# ucsdarclab/Python-SuPer

Measured on AMD Instinct MI355X. Metric: LM iterations/s (embedded-deformation LM, point-to-plane + ARAP + Rot), higher is better.
Workload: dtype f64; 1 GPU; C2: 200000 surfels / 2000 ED nodes / KNN=4, point-to-plane + ARAP + Rot, 10 LM iterations + Surfels.update per frame; frames_per_gpu=8, streams_per_gpu=1, global_frames=8, parallelism=frames sharded over 1 GPU(s), beta all-gather

## Files before the change

### python-super_amd/csrc/slm_front.hip

```cpp
#include <algorithm>
#include <atomic>
#include <cstdlib>

#include "slm_tile.h"
#include "slm_begin.h"
#include "slm_launch.h"

__device__ __forceinline__ int nd_base(const NDFront& f, int p) {
  return p < f.nv ? 7 * p : f.n1p + 7 * (p - f.nv);
}

__device__ __forceinline__ double* ftile(const FrameDev& fd, const NDFront& f, int r, int c) {
  const size_t t = (size_t)c * f.nt - (size_t)c * (c - 1) / 2 + (size_t)(r - c);
  return fd.ftiles + f.tile_off + t * TILE;
}

__device__ __forceinline__ double* front_entry(const FrameDev& fd, const NDFront& f, int i, int j) {
  return ftile(fd, f, i >> 6, j >> 6) + (i & 63) + (size_t)(j & 63) * NB;
}

__device__ __forceinline__ double* dest_entry(const FrameDev& fd, const NDDest& d, int x, int y) {
  const NDFront& f = fd.fronts[d.front];
  const int rb = nd_base(f, d.prow), cb = nd_base(f, d.pcol);
  return d.transpose ? front_entry(fd, f, rb + y, cb + x) : front_entry(fd, f, rb + x, cb + y);
// ... 224 lines not shown
  const double l2 = lam_a * lam_a;
  if (use_arap && slot < Ke) {
    const int k = frame_in(fd).ed_knn_idx[j * Ke + slot];
    int mult = 0, first = slot;
    for (int s2 = Ke - 1; s2 >= 0; --s2)
      if (frame_in(fd).ed_knn_idx[j * Ke + s2] == k) { ++mult; first = s2; }
    if (k >= 0 && k < J && k != j && first == slot) {
      const NDDest pd = fd.pair_dest[j * Ke + slot];
      const NDFront fp = fd.fronts[pd.front];
      const int prb = nd_base(fp, pd.prow), pcb = nd_base(fp, pd.pcol);
      const bool k_is_row = ((k > j) != (pd.transpose != 0));
      double r[3], Jq[3][4];
      nd_arap_edge(fd, j, k, lam_a, r, Jq);
      int rev = 0;
      for (int s2 = 0; s2 < Ke; ++s2) rev += frame_in(fd).ed_knn_idx[k * Ke + s2] == j;
      const bool reverse = rev > 0;
      const double m = (double)mult;
      double* dst[15];
      double add[15];
#pragma unroll
      for (int c = 0; c < 3; ++c) {
#pragma unroll
        for (int a = 0; a < 4; ++a) {
          add[4 * c + a] = -l2 * Jq[c][a] * m;
          dst[4 * c + a] = k_is_row ? front_entry(fd, fp, prb + a, pcb + 4 + c) : front_entry(fd, fp, prb + 4 + c, pcb + a);
        }
        const bool mine = !reverse || j < k;
        dst[12 + c] = mine ? front_entry(fd, fp, prb + 4 + c, pcb + 4 + c) : nullptr;
        add[12 + c] = -l2 * (double)(mult + rev);
      }
      double cur[15];
#pragma unroll
      for (int e = 0; e < 15; ++e) cur[e] = dst[e] ? *dst[e] : 0.0;
#pragma unroll
      for (int e = 0; e < 15; ++e)
        if (dst[e]) *dst[e] = cur[e] + add[e];
    }
  }
  double acc[28], rh[7];
#pragma unroll
  for (int e = 0; e < 28; ++e) acc[e] = 0.0;
#pragma unroll
  for (int a = 0; a < 7; ++a) rh[a] = 0.0;
  if (use_arap) {
    for (int ie = fd.in_start[j] + slot; ie < fd.in_start[j + 1]; ie += RG_LANES) {
      const int src = fd.in_edge[ie] / Ke;
      if (src == j) continue;
      double r[3], Jq[3][4];
      nd_arap_edge(fd, src, j, lam_a, r, Jq);
#pragma unroll
      for (int a = 0; a < 4; ++a) {
        double gr = 0.0;
#pragma unroll
        for (int c = 0; c < 3; ++c) gr += Jq[c][a] * r[c];
        rh[a] += -lam_a * gr;
#pragma unroll
        for (int b = 0; b <= a; ++b) {
          double q = 0.0;
#pragma unroll
          for (int c = 0; c < 3; ++c) q += Jq[c][a] * Jq[c][b];
          acc[a * (a + 1) / 2 + b] += l2 * q;
        }
      }
#pragma unroll
      for (int c = 0; c < 3; ++c) {
        rh[4 + c] += -lam_a * r[c];
        acc[(4 + c) * (5 + c) / 2 + 4 + c] += l2;
#pragma unroll
        for (int a = 0; a < 4; ++a) acc[(4 + c) * (5 + c) / 2 + a] += l2 * Jq[c][a];
      }
    }
    if (slot < Ke) {
      const int k = frame_in(fd).ed_knn_idx[j * Ke + slot];
      if (k >= 0 && k < J && k != j) {
        double r[3], Jq[3][4];
        nd_arap_edge(fd, j, k, lam_a, r, Jq);
#pragma unroll
        for (int c = 0; c < 3; ++c) {
          rh[4 + c] += lam_a * r[c];
          acc[(4 + c) * (5 + c) / 2 + 4 + c] += l2;
        }
      }
    }
  }
  if (use_rot && slot == 0) {
    double bb[7];
    nd_load_beta(fd.beta, j, bb);
    float q[4];
    const float lam32 = (float)lam_r;
    const float r = nd_rot_residual32(bb, lam32, q);
    float jtj[4][4], jtr[4];
    nd_rot_products32(q, lam32, r, jtj, jtr);
#pragma unroll
    for (int a = 0; a < 4; ++a) {
      rh[a] += (double)jtr[a];
#pragma unroll
      for (int b = 0; b <= a; ++b) acc[a * (a + 1) / 2 + b] += (double)jtj[a][b];
    }
  }
#pragma unroll
  for (int off = 1; off < RG_LANES; off <<= 1) {
#pragma unroll
    for (int e = 0; e < 28; ++e) acc[e] += __shfl_xor(acc[e], off);
#pragma unroll
    for (int a = 0; a < 7; ++a) rh[a] += __shfl_xor(rh[a], off);
  }
  const NDFront fj = fd.fronts[fd.node_front[j]];
  const int bj0 = nd_base(fj, fd.node_pos[j]);
  double* dst[5];
  double add[5], cur[5];
#pragma unroll
  for (int q = 0; q < 5; ++q) {
    const int e = slot + RG_LANES * q;
    dst[q] = nullptr;
    add[q] = 0.0;
    if (e < 28) {
      int a = 0;
      while ((a + 1) * (a + 2) / 2 <= e) ++a;
      const int b = e - a * (a + 1) / 2;
      double v = 0.0;
#pragma unroll
      for (int x = 0; x < 28; ++x) v = (x == e) ? acc[x] : v;
      if (v != 0.0) {
        dst[q] = front_entry(fd, fj, bj0 + a, bj0 + b);
        add[q] = v;
      }
    } else if (e < 35) {
      double v = 0.0;
#pragma unroll
      for (int x = 0; x < 7; ++x) v = (x == e - 28) ? rh[x] : v;
      dst[q] = fd.rhs + 7 * j + (e - 28);
      add[q] = v;
    }
  }
#pragma unroll
  for (int q = 0; q < 5; ++q) cur[q] = dst[q] ? *dst[q] : 0.0;
#pragma unroll
  for (int q = 0; q < 5; ++q)
    if (dst[q]) *dst[q] = cur[q] + add[q];
#pragma unroll
  for (int q = 0; q < 5; ++q) {
    const int e = slot + RG_LANES * q;
    if (e >= 28 && e < 35) fd.fvec[fj.vec_off + 7 * fd.node_pos[j] + (e - 28)] = cur[q] + add[q];
  }
}

__global__ void __launch_bounds__(256) k_front_load_rhs(const FrameDev* __restrict__ frames) {
  const FrameDev& fd = frames[blockIdx.y];
  if (!fd.bound || !fd.nd_ready || fd.st->stopped) return;
  const int e = blockIdx.x * blockDim.x + threadIdx.x;
  if (e >= fd.P) return;
  const int v = e / 7, c = e % 7;
  const NDFront& f = fd.fronts[fd.node_front[v]];
  fd.fvec[f.vec_off + 7 * fd.node_pos[v] + c] = fd.rhs[e];
}
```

=======

Report all lines of the material that contain the word "nullptr".

        dst[12 + c] = mine ? front_entry(fd, fp, prb + 4 + c, pcb + 4 + c) : nullptr;
    dst[q] = nullptr;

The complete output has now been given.